Ягупкин, стоя на одной ноге, костылями обвел проспект Мира, обещая угостить всех простолюдинов. Колюня-Убогий запрыгал и восторженно завыл.
— Какой циклон? Какой ураган? — спросил Шеврикука.
— Которых ждали. Которые сметали. А у нас в Останкине они руки вверх и как миленькие. Дождик теплый, и все.
— Просто иссякли, — сказал Шеврикука.
— Как же, иссякли! Газеты читай! — назидательно заявил Ягупкин. — В Рязанской области возобновились. Элеватор в Сасове, депо в Рыбном, труба в Уфе — все в труху. А у нас в Останкине их скрутили и уняли!
— Кто?
— А ты будто не знаешь? Премудрая сила! — прошептал Ягупкин, костылем указав при этом вниз, в недра. Но прошептал яростно, словно бы в дни обороны Москвы обещал народу второй фронт или секретное оружие. А уже вокруг него трудились ротозеи, полагавшие, что митинг вот-вот откроется.
Что было стоять с дурнями? Да еще где — в Москве при выходе из метро. Шеврикука повернулся и уже на ходу лишь ради Колюни-Убогого бросил:
— Я не пью. Я на больничном. Болею болезнью.
Спускаясь к Дому обуви, Шеврикука услышал публично-доверительное:
— Колюня! Брезгуют нами, калеками! Будто он, а не мы стояли на Пресне и на Садовом! Не плачь, Колюня! Поперли его уже из музыкальной школы! Попрут и с лыжной базы! И из Оранжереи! Утри слезу, Колюня! Грудь распрями, бушлат поправь!
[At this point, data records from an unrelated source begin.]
__device__ __forceinline__ void wgmma_fence() { asm volatile("wgmma.fence.sync.aligned;" ::: "memory"); }
__device__ __forceinline__ void wgmma_commit() { asm volatile("wgmma.commit_group.sync.aligned;" ::: "memory"); }
__device__ __forceinline__ void wgmma_wait_all() { asm volatile("wgmma.wait_group.sync.aligned 0;" ::: "memory"); }
__device__ __forceinline__ void wgmma_f16_m64n64k16(float (&d)[32], uint64_t a_desc, uint64_t b_desc, uint32_t accumulate) {
    asm volatile(
        "{\n\t"
        ".reg .pred p;\n\t"
        "setp.ne.b32 p, %34, 0;\n\t"
        "wgmma.mma_async.sync.aligned.m64n64k16.f32.f16.f16 "
        "{%0,%1,%2,%3,%4,%5,%6,%7,%8,%9,%10,%11,%12,%13,%14,%15,%16,%17,%18,%19,%20,%21,%22,%23,%24,%25,%26,%27,%28,%29,%30,%31},"
        " %32, %33, p, 1, 1, 0, 0;\n\t"
        "}\n"
        : "+f"(d[0]), "+f"(d[1]), "+f"(d[2]), "+f"(d[3]), "+f"(d[4]), "+f"(d[5]), "+f"(d[6]), "+f"(d[7]), "+f"(d[8]),
          "+f"(d[9]), "+f"(d[10]), "+f"(d[11]), "+f"(d[12]), "+f"(d[13]), "+f"(d[14]), "+f"(d[15]), "+f"(d[16]),
          "+f"(d[17]), "+f"(d[18]), "+f"(d[19]), "+f"(d[20]), "+f"(d[21]), "+f"(d[22]), "+f"(d[23]), "+f"(d[24]),
          "+f"(d[25]), "+f"(d[26]), "+f"(d[27]), "+f"(d[28]), "+f"(d[29]), "+f"(d[30]), "+f"(d[31])
        : "l"(a_desc), "l"(b_desc), "r"(accumulate)
        : "memory");
}
#define DEGNN_WGMMA_RA_D(c)                                                                                             \
    c(d[0]), c(d[1]), c(d[2]), c(d[3]), c(d[4]), c(d[5]), c(d[6]), c(d[7]), c(d[8]), c(d[9]), c(d[10]), c(d[11]),      \
        c(d[12]), c(d[13]), c(d[14]), c(d[15]), c(d[16]), c(d[17]), c(d[18]), c(d[19]), c(d[20]), c(d[21]), c(d[22]),  \
        c(d[23]), c(d[24]), c(d[25]), c(d[26]), c(d[27]), c(d[28]), c(d[29]), c(d[30]), c(d[31])
#define DEGNN_WGMMA_RA_ASM(scale_d)                                                                                     \
    "wgmma.mma_async.sync.aligned.m64n64k16.f32.f16.f16 "                                                               \
    "{%0,%1,%2,%3,%4,%5,%6,%7,%8,%9,%10,%11,%12,%13,%14,%15,%16,%17,%18,%19,%20,%21,%22,%23,%24,%25,%26,%27,%28,%29,%30," \
    "%31}, {%32,%33,%34,%35}, %36, " scale_d ", 1, 1, 0;\n"
template <bool ACCUMULATE>
__device__ __forceinline__ void wgmma_f16_m64n64k16_rA(float (&d)[32], uint32_t a0, uint32_t a1, uint32_t a2, uint32_t a3,
                                                       uint64_t b_desc) {
    if (ACCUMULATE)
        asm volatile(DEGNN_WGMMA_RA_ASM("1") : DEGNN_WGMMA_RA_D("+f")
                     : "r"(a0), "r"(a1), "r"(a2), "r"(a3), "l"(b_desc) : "memory");
    else
        asm volatile(DEGNN_WGMMA_RA_ASM("0") : DEGNN_WGMMA_RA_D("=f")
                     : "r"(a0), "r"(a1), "r"(a2), "r"(a3), "l"(b_desc) : "memory");
}
#undef DEGNN_WGMMA_RA_D
#undef DEGNN_WGMMA_RA_ASM
__device__ __forceinline__ void wgmma_keep(float& r) { asm volatile("" : "+f"(r)::"memory"); }
__device__ __forceinline__ void wgmma_keep(uint32_t& r) { asm volatile("" : "+r"(r)::"memory"); }
__device__ __forceinline__ void frag_rows(int mb, uint32_t& r0, uint32_t& q) {
    const uint32_t w = (threadIdx.x >> 5) & 3u, l = threadIdx.x & 31u;
    r0 = 64u * (uint32_t)mb + 16u * w + (l >> 2);
    q = l & 3u;
}
__device__ __forceinline__ void frag_store(const float (&d)[32], uint32_t col, int mb) {
    uint32_t r0, q;
    frag_rows(mb, r0, q);
#pragma unroll
    for (int j = 0; j < 8; ++j) {
        const uint32_t c = col + 8u * j + 2u * q;
        const uint32_t a0 = tm_addr_rc(r0, c), a1 = tm_addr_rc(r0 + 8u, c);
        asm volatile("st.shared.v2.f32 [%0], {%1,%2};" ::"r"(a0), "f"(d[4 * j]), "f"(d[4 * j + 1]) : "memory");
        asm volatile("st.shared.v2.f32 [%0], {%1,%2};" ::"r"(a1), "f"(d[4 * j + 2]), "f"(d[4 * j + 3]) : "memory");
    }
}
__device__ __forceinline__ void frag_load(float (&d)[32], uint32_t col, int mb) {
    uint32_t r0, q;
    frag_rows(mb, r0, q);
#pragma unroll
    for (int j = 0; j < 8; ++j) {
        const uint32_t c = col + 8u * j + 2u * q;
        asm volatile("ld.shared.v2.f32 {%0,%1}, [%2];" : "=f"(d[4 * j]), "=f"(d[4 * j + 1]) : "r"(tm_addr_rc(r0, c)) : "memory");
        asm volatile("ld.shared.v2.f32 {%0,%1}, [%2];" : "=f"(d[4 * j + 2]), "=f"(d[4 * j + 3]) : "r"(tm_addr_rc(r0 + 8u, c))
                     : "memory");
    }
}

И у Кибальчича еще были слышны Шеврикуке крики Ягупкина. И будто бубен звучал. А Колюня-Убогий, случалось, тряс бубном с колокольцами. «Не из Темного ли Угла Ягупкин? — подумал Шеврикука. — Уж больно вольничает». Прежде этого здоровенного и неопрятного бездельника Шеврикука не принимал во внимание. И сегодня его тельник был грязный и в дырах. Но, может, сегодня роль потребовала грязи и дыр? «Что это они все понадевали тельняшки?